Exercise description:
For the string "fail", report how many lines in the records below contain it, and nothing more.

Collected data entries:
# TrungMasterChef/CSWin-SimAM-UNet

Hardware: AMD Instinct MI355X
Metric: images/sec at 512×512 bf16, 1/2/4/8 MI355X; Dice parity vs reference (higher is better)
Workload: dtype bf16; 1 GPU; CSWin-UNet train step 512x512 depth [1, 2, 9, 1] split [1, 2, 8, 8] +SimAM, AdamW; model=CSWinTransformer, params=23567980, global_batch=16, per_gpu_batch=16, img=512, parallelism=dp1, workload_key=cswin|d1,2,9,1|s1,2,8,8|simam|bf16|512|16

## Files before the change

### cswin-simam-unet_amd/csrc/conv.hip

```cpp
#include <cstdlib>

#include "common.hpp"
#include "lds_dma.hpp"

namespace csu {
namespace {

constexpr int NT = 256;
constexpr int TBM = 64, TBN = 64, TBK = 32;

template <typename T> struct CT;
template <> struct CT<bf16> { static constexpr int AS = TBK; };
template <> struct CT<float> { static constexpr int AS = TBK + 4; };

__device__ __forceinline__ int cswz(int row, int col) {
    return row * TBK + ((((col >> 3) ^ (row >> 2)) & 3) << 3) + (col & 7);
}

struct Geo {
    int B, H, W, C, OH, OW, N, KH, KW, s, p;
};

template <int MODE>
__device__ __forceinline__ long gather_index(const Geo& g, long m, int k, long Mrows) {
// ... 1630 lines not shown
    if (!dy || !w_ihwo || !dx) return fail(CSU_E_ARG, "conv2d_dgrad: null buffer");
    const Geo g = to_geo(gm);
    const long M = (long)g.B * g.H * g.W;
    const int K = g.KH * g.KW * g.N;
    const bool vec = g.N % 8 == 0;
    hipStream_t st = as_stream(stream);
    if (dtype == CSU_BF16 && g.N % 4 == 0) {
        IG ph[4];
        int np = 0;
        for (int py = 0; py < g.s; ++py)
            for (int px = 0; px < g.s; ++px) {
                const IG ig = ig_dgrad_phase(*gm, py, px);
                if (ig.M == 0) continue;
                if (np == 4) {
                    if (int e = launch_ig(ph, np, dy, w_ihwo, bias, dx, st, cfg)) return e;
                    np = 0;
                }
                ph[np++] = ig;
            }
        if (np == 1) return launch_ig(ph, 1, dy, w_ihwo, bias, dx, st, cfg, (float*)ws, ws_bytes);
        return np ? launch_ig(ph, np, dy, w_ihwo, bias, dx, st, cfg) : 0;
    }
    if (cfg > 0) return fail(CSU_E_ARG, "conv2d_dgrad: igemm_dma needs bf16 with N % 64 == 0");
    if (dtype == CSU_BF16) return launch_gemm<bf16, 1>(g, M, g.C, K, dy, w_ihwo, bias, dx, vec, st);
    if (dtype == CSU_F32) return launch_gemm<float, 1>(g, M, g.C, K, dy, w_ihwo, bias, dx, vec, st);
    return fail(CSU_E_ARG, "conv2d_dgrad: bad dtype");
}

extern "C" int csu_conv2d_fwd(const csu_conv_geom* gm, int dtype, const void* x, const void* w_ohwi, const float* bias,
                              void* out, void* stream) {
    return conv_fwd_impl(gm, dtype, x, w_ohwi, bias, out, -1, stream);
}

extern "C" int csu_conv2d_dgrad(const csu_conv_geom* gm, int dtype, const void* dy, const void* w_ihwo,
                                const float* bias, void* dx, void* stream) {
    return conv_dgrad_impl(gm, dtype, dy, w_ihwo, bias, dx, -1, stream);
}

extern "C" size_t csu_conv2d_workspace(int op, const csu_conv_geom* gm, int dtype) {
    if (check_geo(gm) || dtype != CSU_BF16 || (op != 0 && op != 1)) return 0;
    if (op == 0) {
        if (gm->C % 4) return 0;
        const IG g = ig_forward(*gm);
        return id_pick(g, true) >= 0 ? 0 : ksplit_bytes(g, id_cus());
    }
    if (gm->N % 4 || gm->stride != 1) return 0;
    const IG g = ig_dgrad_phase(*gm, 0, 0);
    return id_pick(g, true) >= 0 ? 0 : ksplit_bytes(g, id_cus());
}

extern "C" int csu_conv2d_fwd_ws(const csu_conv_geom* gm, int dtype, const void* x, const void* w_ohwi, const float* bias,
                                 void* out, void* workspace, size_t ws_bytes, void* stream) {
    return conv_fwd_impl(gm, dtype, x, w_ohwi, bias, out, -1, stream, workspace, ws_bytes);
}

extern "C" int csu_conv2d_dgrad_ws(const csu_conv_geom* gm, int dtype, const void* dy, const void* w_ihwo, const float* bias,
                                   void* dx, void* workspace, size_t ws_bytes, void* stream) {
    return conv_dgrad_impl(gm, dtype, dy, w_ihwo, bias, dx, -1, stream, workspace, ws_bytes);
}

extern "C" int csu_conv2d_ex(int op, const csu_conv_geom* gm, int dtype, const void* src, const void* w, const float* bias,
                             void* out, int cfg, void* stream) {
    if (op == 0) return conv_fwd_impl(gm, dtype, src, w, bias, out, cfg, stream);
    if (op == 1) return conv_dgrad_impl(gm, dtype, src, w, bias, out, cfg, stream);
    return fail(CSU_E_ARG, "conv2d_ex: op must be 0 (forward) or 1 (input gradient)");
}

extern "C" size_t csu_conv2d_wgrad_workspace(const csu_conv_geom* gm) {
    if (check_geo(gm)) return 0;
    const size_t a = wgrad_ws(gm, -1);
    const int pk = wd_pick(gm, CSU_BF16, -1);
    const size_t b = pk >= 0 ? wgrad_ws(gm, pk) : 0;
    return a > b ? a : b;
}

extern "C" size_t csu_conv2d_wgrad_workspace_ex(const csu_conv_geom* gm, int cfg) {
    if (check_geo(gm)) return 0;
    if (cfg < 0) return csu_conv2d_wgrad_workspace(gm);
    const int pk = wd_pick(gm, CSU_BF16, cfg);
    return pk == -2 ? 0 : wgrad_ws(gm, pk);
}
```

Your response:
4